Van Waterloo tot Sarajevo

aan het lezen in: De eeuw van de macht (2016) van Richard J. Evans

De eeuw van de machtDe Eeuw van de macht is opgedragen aan Eric Hobsbawm (1917-2012). Deze marxistisch georiënteerde Britse historicus is vooral bekend geworden door zijn trilogie over de negentiende eeuw (the Age of Revolution 1789-1948, the Age of Capital 1748-1870 en the Age of Empire 1870-1914) Later volgde nog een boek over de twintigste eeuw (The Age of Extremes – The Short Twentieth Century 1914-1991).

Hobsbwam is ook de bedenker van de termen de lange negentiende eeuw (1789-1914) en de korte twintigste eeuw (1914-1989) en deze tijdspanne die hij bepaald heeft, vindt onder historici veel navolging. Ook Richard J.Evans schrijft in de inleiding van De Eeuw van de macht dat de rationele afbakening 1801-1900 voor de negentiende eeuw chronologisch uiteraard correct is, maar geen recht doet aan de negentiende eeuw als tijdperk.

Net als Hobsbawm ziet hij de negentiende eeuw pas met het uitbreken van de Eerste Wereldoorlog in 1914 ten ondergaan. Daarom eindigt zijn boek met de laatste paragraaf Aftellen voor de ramp op bladzijde 1035. Maar Evans kiest niet zoals Hobsbawm voor een lange eeuw van 125 jaar die begint met de Franse Revolutie in 1789, maar voor een eeuw die precies honderd jaar duurt. De Eeuw van de macht laat hij beginnen in 1815, het jaar waarin Napoleon bij Waterloo definitief verslagen wordt. Evans’ Eeuw van de Macht loopt dus van Waterloo tot Sarajevo, van juni 1815 tot en met juni 1914.

De negentiende eeuw van Evans loopt van Waterloo tot Sarajevo, van juni 1815 tot en met juni 1914

In het Engels is zijn boek gepubliceerd onder de titel The pursuit of power – Europe 1815-1914. Het wordt voorafgegaan door The Pursuit lf Glory – Europe 1648-1815 en opgevolgd door het boek To Hell and back – Europe 1914-1949 (vertaald onder de titel De afdaling in de hel) van Ian Kershaw. Zo zijn er dus twee reeksen van standaardwerken over de afgelopen eeuwen, die van Hobsbawm en die van Blanning, Evans en Kershaw.

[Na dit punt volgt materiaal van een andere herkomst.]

__global__ void __launch_bounds__(kSyncThreads) huff_sync_intra_kernel(HuffCtx cx) {
  extern __shared__ __align__(16) uint32_t hsm[];
  const SyncSmem sm = carve_sync_smem(hsm, cx.log2_sub);
  const int img_i = cx.block_image[blockIdx.x];
  const JpegImage &im = cx.images[img_i];
  const SubGeom sg = sync_block_prologue(cx, im, sm);
  const HuffSlow *slow = sm.slow;
  const int lsw = cx.log2_sub - 5;
  const SmemSrc src{smem_u32(sm.sw), lsw};
  const SmemLut lut{smem_u32(sm.lut)};
  const SmemTbl<1> tbl{smem_u32(sm.tbl)};
  BitWindow<SmemSrc> win;
  uint32_t pos = sg.jl << cx.log2_sub, nb = 0;
  int c = 0, z = 0;
  if (sg.valid) {
    win.init(src, (uint32_t)threadIdx.x << lsw, 0);
    decode_span(src, win, lut, slow, tbl, im.bpm, pos, sm.col_end[threadIdx.x], c, z, nb);
    sm.exitst[threadIdx.x] = pack_state(pos, c, z);
    sm.cnt[threadIdx.x] = nb;
  }
  __syncthreads();
  if (sm.col_cont[threadIdx.x]) {
    if (threadIdx.x + 1 == kSyncThreads) {
      push_chain(cx, 0, pos, c, z, 1u, sg.g + 1, img_i);
    } else {
      const uint32_t x = threadIdx.x + 1;
      nb = 0;
      decode_span(src, win, lut, slow, tbl, im.bpm, pos, sm.col_end[x], c, z, nb);
      const uint64_t ns = pack_state(pos, c, z);
      const bool same = sm.exitst[x] == ns;
      sm.exitst[x] = ns; sm.cnt[x] = nb;
      if (!same && sm.col_cont[x]) push_chain(cx, 0, pos, c, z, 2u, sg.g + 2, img_i);
    }
  }
  __syncthreads();
  if (sg.valid) {
    const uint32_t t = threadIdx.x > 0 && sm.col_cont[threadIdx.x - 1] ? 1u : 0u;
    cx.s_state[sg.g] = sm.exitst[threadIdx.x] | ((uint64_t)min(sm.cnt[threadIdx.x], 1023u) << 42) | ((uint64_t)t << 52);
  }
}

constexpr int kTailThreads = 256;
constexpr int kTailColWords = 36;
struct ColSrc {
  uint32_t base;
  __device__ __forceinline__ uint32_t load(uint32_t g) const { return lds_u32(base + g * (kTailThreads * 4u)); }
};

__device__ __forceinline__ void walk_chain(const HuffCtx &cx, const uint4 rec, int out_list, int max_visits, const uint32_t *s_lut,
                                           const HuffSlow *s_slow, int s_table_set, uint32_t *col, uint32_t *tblcol) {
  const int img_i = (int)rec.w;
  const JpegImage &im = cx.images[img_i];
  int64_t g = rec.z;
  const int j = (int)(g - im.subseq_begin);
  const int ui = im.unit_end - im.unit_begin == 1 ? im.unit_begin : find_unit_by_subseq(cx.units, im.unit_begin, im.unit_end, j);
  const JpegUnit &u = cx.units[ui];
  const uint32_t clean_bits = cx.unit_clean_len[ui] * 8u;
  const uint32_t nsub_eff = (clean_bits + (1u << cx.log2_sub) - 1) >> cx.log2_sub;
  uint32_t jl = (uint32_t)(j - u.first_subseq);
#pragma unroll
  for (int b = 0; b < kMaxBlocksPerMcu; b++) tblcol[b * kTailThreads] = tbl_word(im, b);
  const bool shared_tables = im.table_set == s_table_set;
  uint32_t pos = rec.x, t = rec.y >> 16;
  int c = (int)(rec.y & 0xFF), z = (int)((rec.y >> 8) & 0xFF);
  const int sub_words = 1 << (cx.log2_sub - 5);
  for (int visit = 0;;) {
    uint32_t nb = 0;
    const uint32_t end = min((jl + 1) << cx.log2_sub, clean_bits);
    if (shared_tables && sub_words + 4 <= kTailColWords) {
      const uint4 *p4 = reinterpret_cast<const uint4 *>(cx.clean + u.clean_off + ((size_t)jl << (cx.log2_sub - 3)));
      for (int q = 0; q < sub_words / 4 + 1; q++) {
        const uint4 v = __ldg(p4 + q);
        col[(4 * q + 0) * kTailThreads] = v.x; col[(4 * q + 1) * kTailThreads] = v.y;
        col[(4 * q + 2) * kTailThreads] = v.z; col[(4 * q + 3) * kTailThreads] = v.w;
      }
      const ColSrc src{smem_u32(col)};
      const uint32_t rel = pos - (jl << cx.log2_sub);
      BitWindow<ColSrc> win;
      win.init(src, rel >> 5, rel & 31u);
      decode_span(src, win, SmemLut{smem_u32(s_lut)}, s_slow, SmemTbl<kTailThreads>{smem_u32(tblcol)}, im.bpm, pos, end, c, z, nb);
    } else {
      const GlobalSrc src{reinterpret_cast<const uint32_t *>(cx.clean + u.clean_off)};
      BitWindow<GlobalSrc> win;
      win.init(src, pos >> 5, pos & 31u);
      decode_span(src, win, GlobalLut{cx.tables[im.table_set].lut}, cx.tables[im.table_set].slow, SmemTbl<kTailThreads>{smem_u32(tblcol)},
                  im.bpm, pos, end, c, z, nb);
    }
    const uint64_t ns = pack_state(pos, c, z, nb, t);
    const uint64_t old = atomicMax(reinterpret_cast<unsigned long long *>(cx.s_state + g), (unsigned long long)ns);
    if ((uint32_t)(old >> 52) >= t) break;
    if (((old ^ ns) & kStateMask) == 0) break;
    if (jl + 1 >= nsub_eff || t >= kMaxChainLen) break;
    g++; jl++; t++;
    if (++visit >= max_visits) { push_chain(cx, out_list, pos, c, z, t, g, img_i); break; }
  }
}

Een overzicht geven van honderd jaar Europese geschiedenis is een titanenarbeid. De historicus moet moeilijke keuzen maken op het gebied van selectie en leesbaarheid. Bovendien moet hij zelf steeds navigeren in een paar boekenkasten vol aan bronmateriaal. Welke data die je gesleept hebt, komen in de index van het boek en hoe voorkom je dat de fact and namedropping niet ten koste gaat van de leesbaarheid. Een standaardwerk over de negentiende eeuw is een boek dat uitnodigt om van kaft tot kaft gelezen te worden en geen naslagwerk, al kan De Eeuw van de Macht door zijn zeer toegankelijke index heel goed als naslagwerk gebruikt worden.

Maar een schrijver van een ambitieus werk dat de negentiende eeuw moet samenvatten, heeft ook te maken met structurering. Hoe deelt hij zijn werk in? Chronologisch, thematisch, of een combinatie van beide? Evans heeft gekozen voor slechts 8 hoofdstukken, die ieder weer in tien lange paragrafen verdeeld zijn. De meeste hoofdstukken hebben betrekking op politieke en sociale verhoudingen in de negentiende eeuw. Alleen hoofdstuk 5 en 6 gaan over cultuurgeschiedenis, maar dan wel in de meest brede zin van het woord.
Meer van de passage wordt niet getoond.